Taken together, our results emphasize that EHV-1 gene regulation is governed by a sophisticated and multi-layered transcriptional program. By delineating the full complement of viral transcripts and their temporal patterns - including isoform switching – our data provide a solid foundation for future studies to unravel the molecular mechanisms underlying viral replication and pathogenesis.
Supporting information
S1 Figure. Comparison of replication origin-associated transcripts.
This illustration compares the sequences of raRNAs [(A) CTO-S; (B) NOIR] from EHV-1 with those of two PRV strains (Kaplan and MdBio).
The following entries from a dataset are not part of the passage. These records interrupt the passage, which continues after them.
# QwenLM/Qwen3-TTS

Hardware: NVIDIA B200
Metric: speech_tokens_per_s (higher is better)
Workload: dtype bf16

## Files before the change

qwen3-tts_b200/csrc/ar_sampler.cuh:

```cuda
#pragma once

namespace {

__device__ __forceinline__ unsigned int fkey(float f) {
  unsigned int u = __float_as_uint(f);
  return (u & 0x80000000u) ? ~u : (u | 0x80000000u);
}

__device__ __noinline__ float kth_largest(const float* sv, int V, int k, unsigned int* hist, int* sh) {
  unsigned int prefix = 0, mask = 0;
#pragma unroll 1
  for (int pass = 3; pass >= 0; --pass) {
    const int shift = pass * 8;
    if (threadIdx.x < 256) hist[threadIdx.x] = 0;
    cta_sync();
#pragma unroll 1
    for (int i = threadIdx.x; i < V; i += NTHREADS) {
      const unsigned int key = fkey(sv[i]);
      if ((key & mask) == prefix) atomicAdd(&hist[(key >> shift) & 255u], 1u);
    }
    cta_sync();
    unsigned int cnt = 0, incl = 0;
    if (threadIdx.x < 256) {
      cnt = hist[threadIdx.x];
      incl = cnt;
      const int ln = threadIdx.x & 31;
#pragma unroll
      for (int o = 1; o < 32; o <<= 1) {
        unsigned int n = __shfl_down_sync(0xffffffffu, incl, o);
        if (ln + o < 32) incl += n;
      }
      if (ln == 0) sh[threadIdx.x >> 5] = (int)incl;
    }
    cta_sync();
    if (threadIdx.x < 256) {
      unsigned int above = 0;
#pragma unroll 1
      for (int w = (threadIdx.x >> 5) + 1; w < 8; ++w) above += (unsigned int)sh[w];
      incl += above;
      const unsigned int excl = incl - cnt;
      if ((int)excl < k && k <= (int)incl) { sh[8] = threadIdx.x; sh[9] = k - (int)excl; }
    }
    cta_sync();
    prefix |= ((unsigned int)sh[8]) << shift;
    mask |= 255u << shift;
    k = sh[9];
    cta_sync();
  }
  const unsigned int u = (prefix & 0x80000000u) ? (prefix & 0x7fffffffu) : ~prefix;
  return __uint_as_float(u);
}

__device__ __noinline__ bool sample_fast(const float* sv, int V, int k, float u, float* scratch, float* red, int* ired, int* tok_out) {
  int* hist = reinterpret_cast<int*>(scratch);
  float* cand = scratch + 2048;
  int* kidx = reinterpret_cast<int*>(scratch + 2048 + 256);
  float* kp = scratch + 2048 + 256 + 384;
  int* sidx = reinterpret_cast<int*>(scratch + 2048 + 256 + 768);
  float* spp = scratch + 2048 + 256 + 1152;
  __shared__ int s_misc[8];
  const int tid = threadIdx.x, lane = tid & 31, wp = tid >> 5;
  float mx = -INFINITY;
#pragma unroll 1
  for (int i = tid; i < V; i += NTHREADS) mx = fmaxf(mx, sv[i]);
  mx = block_reduce(mx, red, 0);
#pragma unroll 1
  for (int i = tid; i < 2048; i += NTHREADS) hist[i] = 0;
  if (tid == 0) { s_misc[0] = -1; s_misc[2] = 0; s_misc[3] = 0; s_misc[4] = __float_as_int(-INFINITY); }
  cta_sync();
  const float lo = mx - 32.f;
#pragma unroll 1
  for (int i = tid; i < V; i += NTHREADS) {
    const float sc = sv[i];
    if (sc > -INFINITY) atomicAdd(&hist[min(2047, max(0, (int)((sc - lo) * 64.f)))], 1);
  }
  cta_sync();
  int hb[8], S = 0;
#pragma unroll
  for (int j = 0; j < 8; ++j) { hb[j] = hist[8 * tid + j]; S += hb[j]; }
  int incl = S;
#pragma unroll
  for (int o = 1; o < 32; o <<= 1) {
    const int n = __shfl_down_sync(0xffffffffu, incl, o);
    if (lane + o < 32) incl += n;
  }
  if (lane == 0) ired[wp] = incl;
  cta_sync();
  int above = incl - S;
#pragma unroll 1
  for (int w = wp + 1; w < NWARPS; ++w) above += ired[w];
  {
    int run = above;
#pragma unroll
    for (int j = 7; j >= 0; --j) {
      if (run < k && k <= run + hb[j]) { s_misc[0] = 8 * tid + j; s_misc[1] = k - run; }
      run += hb[j];
    }
  }
  cta_sync();
  const int tb = s_misc[0], kk = s_misc[1];
  if (tb < 0) return false;
#pragma unroll 1
  for (int i = tid; i < V; i += NTHREADS) {
    const float sc = sv[i];
    if (sc > -INFINITY && min(2047, max(0, (int)((sc - lo) * 64.f))) == tb) {
      const int p = atomicAdd(&s_misc[2], 1);
      if (p < 256) cand[p] = sc;
    }
  }
  cta_sync();
  const int nc = s_misc[2];
  if (nc > 256) return false;
  if (tid < nc) {
    const float v = cand[tid];
    int gt = 0, ge = 0;
#pragma unroll 1
    for (int j = 0; j < nc; ++j) { const float w = cand[j]; gt += w > v; ge += w >= v; }
    if (gt < kk && kk <= ge) s_misc[4] = __float_as_int(v);
  }
  cta_sync();
  const float thr = __int_as_float(s_misc[4]);
#pragma unroll 1
  for (int i = tid; i < V; i += NTHREADS) {
    const float sc = sv[i];
    if (sc > -INFINITY && sc >= thr) {
      const int p = atomicAdd(&s_misc[3], 1);
      if (p < 384) { kidx[p] = i; kp[p] = __expf(sc - mx); }
    }
  }
  cta_sync();
  const int m = s_misc[3];
  if (m > 384 || m == 0) return false;
#pragma unroll 1
  for (int e = tid; e < m; e += NTHREADS) {
    const int id = kidx[e];
    int r = 0;
#pragma unroll 1
    for (int j = 0; j < m; ++j) r += kidx[j] < id;
    sidx[r] = id;
    spp[r] = kp[e];
  }
  cta_sync();
  if (tid < 32) {
    const int per = (m + 31) >> 5;
    const int a = min(m, lane * per), bnd = min(m, a + per);
    float loc = 0.f;
#pragma unroll 1
    for (int j = a; j < bnd; ++j) loc += spp[j];
    float inc = loc;
#pragma unroll
    for (int o = 1; o < 32; o <<= 1) {
      const float n = __shfl_up_sync(0xffffffffu, inc, o);
      if (lane >= o) inc += n;
    }
    const float total = __shfl_sync(0xffffffffu, inc, 31);
    const float target = u * total;
    float run = inc - loc;
    int cnd = 0x7fffffff;
#pragma unroll 1
    for (int j = a; j < bnd; ++j) {
      run += spp[j];
      if (run > target && cnd == 0x7fffffff && spp[j] > 0.f) cnd = j;
    }
#pragma unroll
    for (int o = 16; o > 0; o >>= 1) cnd = min(cnd, __shfl_xor_sync(0xffffffffu, cnd, o));
    if (cnd == 0x7fffffff) {
      int last = -1;
#pragma unroll 1
      for (int j = a; j < bnd; ++j)
        if (spp[j] > 0.f) last = j;
#pragma unroll
      for (int o = 16; o > 0; o >>= 1) last = max(last, __shfl_xor_sync(0xffffffffu, last, o));
      cnd = max(last, 0);
    }
    if (lane == 0) s_misc[5] = sidx[cnd];
  }
  cta_sync();
  *tok_out = s_misc[5];
  return true;
}

__device__ __forceinline__ void sample_phase(const Phase& ph, const KParams& P, unsigned char* smem, int frame, bool in_prefill) {
  const int b = blockIdx.x;
  DevState* st = P.st;
  const int B = P.B;
  if (b >= B) return;
  if (in_prefill && !((P.admit_mask >> b) & 1u)) return;
  frame -= P.frame0[b];
  const int tid = threadIdx.x;
  const int group = ph.group;
  const bool talker = group == 0;
  const StackDev& S = talker ? P.talker : P.cp;
  const int V = S.vocab;
  const int H = P.talker.hidden;
  float* sv = reinterpret_cast<float*>(smem);
  float* pv = sv + MAXV;
  float* red = pv + MAXV;
  int* ired = reinterpret_cast<int*>(red + 32);
  unsigned int* hist = reinterpret_cast<unsigned int*>(ired + 32);
  const int fidx = talker ? (in_prefill ? 0 : frame + 1) : frame;
  const bool do_sample = talker ? P.sp.do_sample : P.sp.subtalker_dosample;
  const float temperature = talker ? P.sp.temperature : P.sp.subtalker_temperature;
  const int top_k = talker ? P.sp.top_k : P.sp.subtalker_top_k;
  const float top_p = talker ? P.sp.top_p : P.sp.subtalker_top_p;
  const float* lg = S.logits + (size_t)b * V;
  const int n_gen_b = talker ? ldcgi(&st->n_gen[b]) : 0;

  {
    float lreg[MAXV / NTHREADS];
#pragma unroll
    for (int r = 0; r < MAXV / NTHREADS; ++r) { const int i = tid + r * NTHREADS; if (i < V) lreg[r] = ldcgf(lg + i); }
#pragma unroll
    for (int r = 0; r < MAXV / NTHREADS; ++r) { const int i = tid + r * NTHREADS; if (i < V) sv[i] = lreg[r]; }
  }
  float* dbg = talker ? (P.dbg_tlogits ? P.dbg_tlogits + ((size_t)fidx * B + b) * V : nullptr)
                      : (P.dbg_clogits ? P.dbg_clogits + (((size_t)frame * (P.G - 1) + (group - 1)) * B + b) * V : nullptr);
  const float rp = P.sp.repetition_penalty;
  const float inv_t = (do_sample && temperature != 1.0f) ? temperature : 1.0f;
#pragma unroll 1
  for (int i = tid; i < V; i += NTHREADS) {
    float s = sv[i];
    if (dbg) dbg[i] = s;
    if (talker) {
      if (rp != 1.0f && __ldcg(P.seen + (size_t)b * V + i)) s = s < 0.f ? s * rp : s / rp;
      if (i == P.eos && (n_gen_b < P.sp.min_new_tokens || P.sp.suppress_eos)) s = -INFINITY;
      if (i >= V - 1024 && i != P.eos) s = -INFINITY;
    }
    if (inv_t != 1.0f) s = s / inv_t;
    sv[i] = s;
  }
  cta_sync();

  int tok;
  if (!do_sample) {
    float mx = -INFINITY;
#pragma unroll 1
    for (int i = tid; i < V; i += NTHREADS) mx = fmaxf(mx, sv[i]);
    mx = block_reduce(mx, red, 0);
    int idx = 0x7fffffff;
#pragma unroll 1
    for (int i = tid; i < V; i += NTHREADS)
      if (sv[i] == mx) idx = min(idx, i);
    tok = block_min_int(idx, ired);
  } else if (top_p >= 1.0f && top_k > 0 && top_k < V && top_k <= 128 &&
             sample_fast(sv, V, top_k, philox_uniform(P.sp.seed, P.row_key[b], (uint32_t)fidx, (uint32_t)group), pv, red, ired, &tok)) {
  } else {
    if (top_k > 0 && top_k < V) {
      const float thr = kth_largest(sv, V, top_k, hist, ired);
#pragma unroll 1
      for (int i = tid; i < V; i += NTHREADS)
        if (sv[i] < thr) sv[i] = -INFINITY;
      cta_sync();
    }
    float mx = -INFINITY;
#pragma unroll 1
    for (int i = tid; i < V; i += NTHREADS) mx = fmaxf(mx, sv[i]);
    mx = block_reduce(mx, red, 0);
    if (top_p < 1.0f) {
      float tot = 0.f;
#pragma unroll 1
      for (int i = tid; i < V; i += NTHREADS) { const float p = __expf(sv[i] - mx); pv[i] = p; tot += p; }
      tot = block_reduce(tot, red, 1);
      cta_sync();
      unsigned int rm_mask = 0;
      int slot = 0;
#pragma unroll 1
      for (int i = tid; i < V; i += NTHREADS, ++slot) {
        const float si = sv[i];
        bool rm = false;
        if (si != -INFINITY) {
          float cum = 0.f;
          bool is_top = true;
#pragma unroll 1
          for (int j = 0; j < V; ++j) {
            const float sj = sv[j];
            if (sj == -INFINITY) continue;
            if (sj < si || (sj == si && j <= i)) cum += pv[j];
            if (sj > si || (sj == si && j > i)) is_top = false;
          }
          rm = (cum / tot <= 1.0f - top_p) && !is_top;
        }
        if (rm) rm_mask |= 1u << slot;
      }
      cta_sync();
      slot = 0;
#pragma unroll 1
      for (int i = tid; i < V; i += NTHREADS, ++slot)
        if (rm_mask & (1u << slot)) sv[i] = -INFINITY;
      cta_sync();
    }
    const int E = (V + NTHREADS - 1) / NTHREADS;
    const int i0 = tid * E, i1 = min(V, i0 + E);
    float loc = 0.f;
#pragma unroll 1
    for (int i = i0; i < i1; ++i) { const float p = __expf(sv[i] - mx); pv[i] = p; loc += p; }
    float incl = loc;
    const int ln = tid & 31, wp = tid >> 5;
#pragma unroll
    for (int o = 1; o < 32; o <<= 1) {
      const float n = __shfl_up_sync(0xffffffffu, incl, o);
      if (ln >= o) incl += n;
    }
    cta_sync();
    if (ln == 31) red[wp] = incl;
    cta_sync();
    float base = 0.f, total = 0.f;
#pragma unroll 1
    for (int w = 0; w < NWARPS; ++w) { if (w < wp) base += red[w]; total += red[w]; }
    const float excl = base + incl - loc;
    const float u = philox_uniform(P.sp.seed, P.row_key[b], (uint32_t)fidx, (uint32_t)group);
    const float target = u * total;
    int cand = 0x7fffffff, lastpos = -1;
    float run = excl;
#pragma unroll 1
    for (int i = i0; i < i1; ++i) {
      run += pv[i];
      if (pv[i] > 0.f) { lastpos = i; if (run > target && cand == 0x7fffffff) cand = i; }
    }
    cand = block_min_int(cand, ired);
    if (cand == 0x7fffffff) cand = -block_min_int(-lastpos, ired);
    tok = cand;
  }
  if (P.forced && fidx < P.n_forced) {
    const int f = P.forced[((size_t)b * P.n_forced + fidx) * P.G + group];
    if (f >= 0) tok = f;
  }

  if (talker) {
    const int was_finished = ldcgi(&st->finished[b]);
    if (was_finished) tok = P.eos;
    cta_sync();
    if (tid == 0) {
      if (!was_finished) {
        if (tok == P.eos) { st->finished[b] = 1; st->n_valid[b] = fidx; }
        else { P.seen[(size_t)b * V + tok] = 1; }
        st->n_gen[b] = n_gen_b + 1;
      }
      st->c0[b] = tok;
      st->cur[b][0] = tok;
    }
    bf16* x1 = P.x_cp + ((size_t)B + b) * H;
    bf16* x0 = P.x_cp + (size_t)b * H;
    const bf16* e = P.emb_t + (size_t)tok * H;
    const bf16* ph_ = P.past_hidden + (size_t)b * H;
#pragma unroll 1
    for (int i = tid * 8; i < H; i += NTHREADS * 8) {
      *reinterpret_cast<uint4*>(x1 + i) = *reinterpret_cast<const uint4*>(e + i);
      *reinterpret_cast<uint4*>(x0 + i) = ldcg16(ph_ + i);
    }
  } else {
    const int j = group;
    if (tid == 0) {
      st->cur[b][j] = tok;
      if (P.codes_out && frame >= 0 && frame < P.codes_stride) {
        int* row = P.codes_out + ((size_t)b * P.codes_stride + frame) * P.G;
        row[j] = tok;
        if (j == 1) row[0] = ldcgi(&st->cur[b][0]);
      }
    }
    cta_sync();
    const int Vc = P.cp.vocab;
    if (j < P.G - 1) {
      const int Wn = P.cp_next_w;
      const bf16* e = P.cp_next + ((size_t)(j - 1) * Vc + tok) * Wn;
      bf16* x = P.cp_next_dst + (size_t)b * Wn;
#pragma unroll 1
      for (int i = tid * 8; i < Wn; i += NTHREADS * 8)
        *reinterpret_cast<uint4*>(x + i) = *reinterpret_cast<const uint4*>(e + i);
    } else {
      const bf16* txt = (frame < P.trailing_len[b])
                            ? P.trailing + ((size_t)b * P.trailing_stride + frame) * H
                            : P.tts_pad;
      int* codes = reinterpret_cast<int*>(hist);
      if (tid < P.G) codes[tid] = (tid == j) ? tok : ldcgi(&st->cur[b][tid]);
      cta_sync();
#pragma unroll 1
      for (int i = tid; i < H; i += NTHREADS) {
        float s = bf2f(P.emb_t[(size_t)codes[0] * H + i]);
#pragma unroll 4
        for (int g2 = 1; g2 < P.G; ++g2) s += bf2f(P.emb_cp[((size_t)(g2 - 1) * Vc + codes[g2]) * H + i]);
        P.talker.h[(size_t)b * H + i] = f2bf(rbf(s) + bf2f(txt[i]));
      }
    }
  }
}

}
```

Before: 2070.

## Fuse max into preprocessing and drop extra vocab pass in fast top-k sampler

The running max is now computed inside the penalty/temperature loop, which removes a separate pass over the vocabulary in both the greedy and sampling paths. The histogram is zeroed during preprocessing, so one barrier disappears. In the fast top-k sampler, the candidate-collection pass also gathers every token above the threshold bin, and candidates inside the threshold bin are selected directly by rank. This removes the final full-vocabulary threshold scan. The trade-off is extra shared scratch for candidate indices and a different ordering in kidx, which the later rank-sort handles.

```diff
diff --git a/qwen3-tts_b200/csrc/ar_sampler.cuh b/qwen3-tts_b200/csrc/ar_sampler.cuh
--- a/qwen3-tts_b200/csrc/ar_sampler.cuh
+++ b/qwen3-tts_b200/csrc/ar_sampler.cuh
@@ -51,23 +51,20 @@
   return __uint_as_float(u);
 }
 
-__device__ __noinline__ bool sample_fast(const float* sv, int V, int k, float u, float* scratch, float* red, int* ired, int* tok_out) {
+__device__ __noinline__ bool sample_fast(const float* sv, int V, int k, float u, float* scratch, float* red, int* ired, int* tok_out,
+                                         float mx_part) {
   int* hist = reinterpret_cast<int*>(scratch);
   float* cand = scratch + 2048;
-  int* kidx = reinterpret_cast<int*>(scratch + 2048 + 256);
-  float* kp = scratch + 2048 + 256 + 384;
-  int* sidx = reinterpret_cast<int*>(scratch + 2048 + 256 + 768);
-  float* spp = scratch + 2048 + 256 + 1152;
+  int* cidx = reinterpret_cast<int*>(scratch + 2048 + 256);
+  int* kidx = reinterpret_cast<int*>(scratch + 2048 + 512);
+  float* kp = scratch + 2048 + 512 + 384;
+  int* sidx = reinterpret_cast<int*>(scratch + 2048 + 512 + 768);
+  float* spp = scratch + 2048 + 512 + 1152;
+  static_assert(2048 + 512 + 1536 <= MAXV, "sampler scratch");
   __shared__ int s_misc[8];
   const int tid = threadIdx.x, lane = tid & 31, wp = tid >> 5;
-  float mx = -INFINITY;
-#pragma unroll 1
-  for (int i = tid; i < V; i += NTHREADS) mx = fmaxf(mx, sv[i]);
-  mx = block_reduce(mx, red, 0);
-#pragma unroll 1
-  for (int i = tid; i < 2048; i += NTHREADS) hist[i] = 0;
-  if (tid == 0) { s_misc[0] = -1; s_misc[2] = 0; s_misc[3] = 0; s_misc[4] = __float_as_int(-INFINITY); }
-  cta_sync();
+  if (tid == 0) { s_misc[0] = -1; s_misc[2] = 0; s_misc[3] = 0; }
+  const float mx = block_reduce(mx_part, red, 0);
   const float lo = mx - 32.f;
 #pragma unroll 1
   for (int i = tid; i < V; i += NTHREADS) {
@@ -103,9 +100,15 @@
 #pragma unroll 1
   for (int i = tid; i < V; i += NTHREADS) {
     const float sc = sv[i];
-    if (sc > -INFINITY && min(2047, max(0, (int)((sc - lo) * 64.f))) == tb) {
-      const int p = atomicAdd(&s_misc[2], 1);
-      if (p < 256) cand[p] = sc;
+    if (sc > -INFINITY) {
+      const int bin = min(2047, max(0, (int)((sc - lo) * 64.f)));
+      if (bin == tb) {
+        const int p = atomicAdd(&s_misc[2], 1);
+        if (p < 256) { cand[p] = sc; cidx[p] = i; }
+      } else if (bin > tb) {
+        const int p = atomicAdd(&s_misc[3], 1);
+        if (p < 384) { kidx[p] = i; kp[p] = __expf(sc - mx); }
+      }
     }
   }
   cta_sync();
@@ -113,19 +116,12 @@
   if (nc > 256) return false;
   if (tid < nc) {
     const float v = cand[tid];
-    int gt = 0, ge = 0;
-#pragma unroll 1
-    for (int j = 0; j < nc; ++j) { const float w = cand[j]; gt += w > v; ge += w >= v; }
-    if (gt < kk && kk <= ge) s_misc[4] = __float_as_int(v);
-  }
-  cta_sync();
-  const float thr = __int_as_float(s_misc[4]);
-#pragma unroll 1
-  for (int i = tid; i < V; i += NTHREADS) {
-    const float sc = sv[i];
-    if (sc > -INFINITY && sc >= thr) {
+    int gt = 0;
+#pragma unroll 1
+    for (int j = 0; j < nc; ++j) gt += cand[j] > v;
+    if (gt < kk) {
       const int p = atomicAdd(&s_misc[3], 1);
-      if (p < 384) { kidx[p] = i; kp[p] = __expf(sc - mx); }
+      if (p < 384) { kidx[p] = cidx[tid]; kp[p] = __expf(v - mx); }
     }
   }
   cta_sync();
@@ -217,6 +213,13 @@
                       : (P.dbg_clogits ? P.dbg_clogits + (((size_t)frame * (P.G - 1) + (group - 1)) * B + b) * V : nullptr);
   const float rp = P.sp.repetition_penalty;
   const float inv_t = (do_sample && temperature != 1.0f) ? temperature : 1.0f;
+  const bool fast = do_sample && top_p >= 1.0f && top_k > 0 && top_k < V && top_k <= 128;
+  if (fast) {
+    int* hz = reinterpret_cast<int*>(pv);
+#pragma unroll 1
+    for (int i = tid; i < 2048; i += NTHREADS) hz[i] = 0;
+  }
+  float mx_part = -INFINITY;
 #pragma unroll 1
   for (int i = tid; i < V; i += NTHREADS) {
     float s = sv[i];
@@ -228,22 +231,20 @@
     }
     if (inv_t != 1.0f) s = s / inv_t;
     sv[i] = s;
+    mx_part = fmaxf(mx_part, s);
   }
   cta_sync();
 
   int tok;
   if (!do_sample) {
-    float mx = -INFINITY;
-#pragma unroll 1
-    for (int i = tid; i < V; i += NTHREADS) mx = fmaxf(mx, sv[i]);
-    mx = block_reduce(mx, red, 0);
+    const float mx = block_reduce(mx_part, red, 0);
     int idx = 0x7fffffff;
 #pragma unroll 1
     for (int i = tid; i < V; i += NTHREADS)
       if (sv[i] == mx) idx = min(idx, i);
     tok = block_min_int(idx, ired);
-  } else if (top_p >= 1.0f && top_k > 0 && top_k < V && top_k <= 128 &&
-             sample_fast(sv, V, top_k, philox_uniform(P.sp.seed, P.row_key[b], (uint32_t)fidx, (uint32_t)group), pv, red, ired, &tok)) {
+  } else if (fast && sample_fast(sv, V, top_k, philox_uniform(P.sp.seed, P.row_key[b], (uint32_t)fidx, (uint32_t)group), pv, red, ired,
+                                 &tok, mx_part)) {
   } else {
     if (top_k > 0 && top_k < V) {
       const float thr = kth_largest(sv, V, top_k, hist, ired);
```

Result: no change. 2076 (median of 6 runs) (+0.3%).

https://doi.org/10.1371/journal.pone.0320439.s001
(JPG)
S2 Figure. raRNAs of the OriL and OriS replication origins of EHV-1.
The OriL (upper panel) and OriS (lower panel) replication origins of equid alphaherpesvirus 1 and the genes located in their surrounding regions are shown. In the figure, transcripts and genes from the forward strand are shown in red, while those from the reverse strand are shown in blue. The replication-associated RNA (raRNA) molecules overlapping the replication origin are highlighted in green, while the Ori site is highlighted in purple.
https://doi.org/10.1371/journal.pone.0320439.s002
(PDF)
S3 Figure. raRNAs of the OriL and OriS replication origins of PRV.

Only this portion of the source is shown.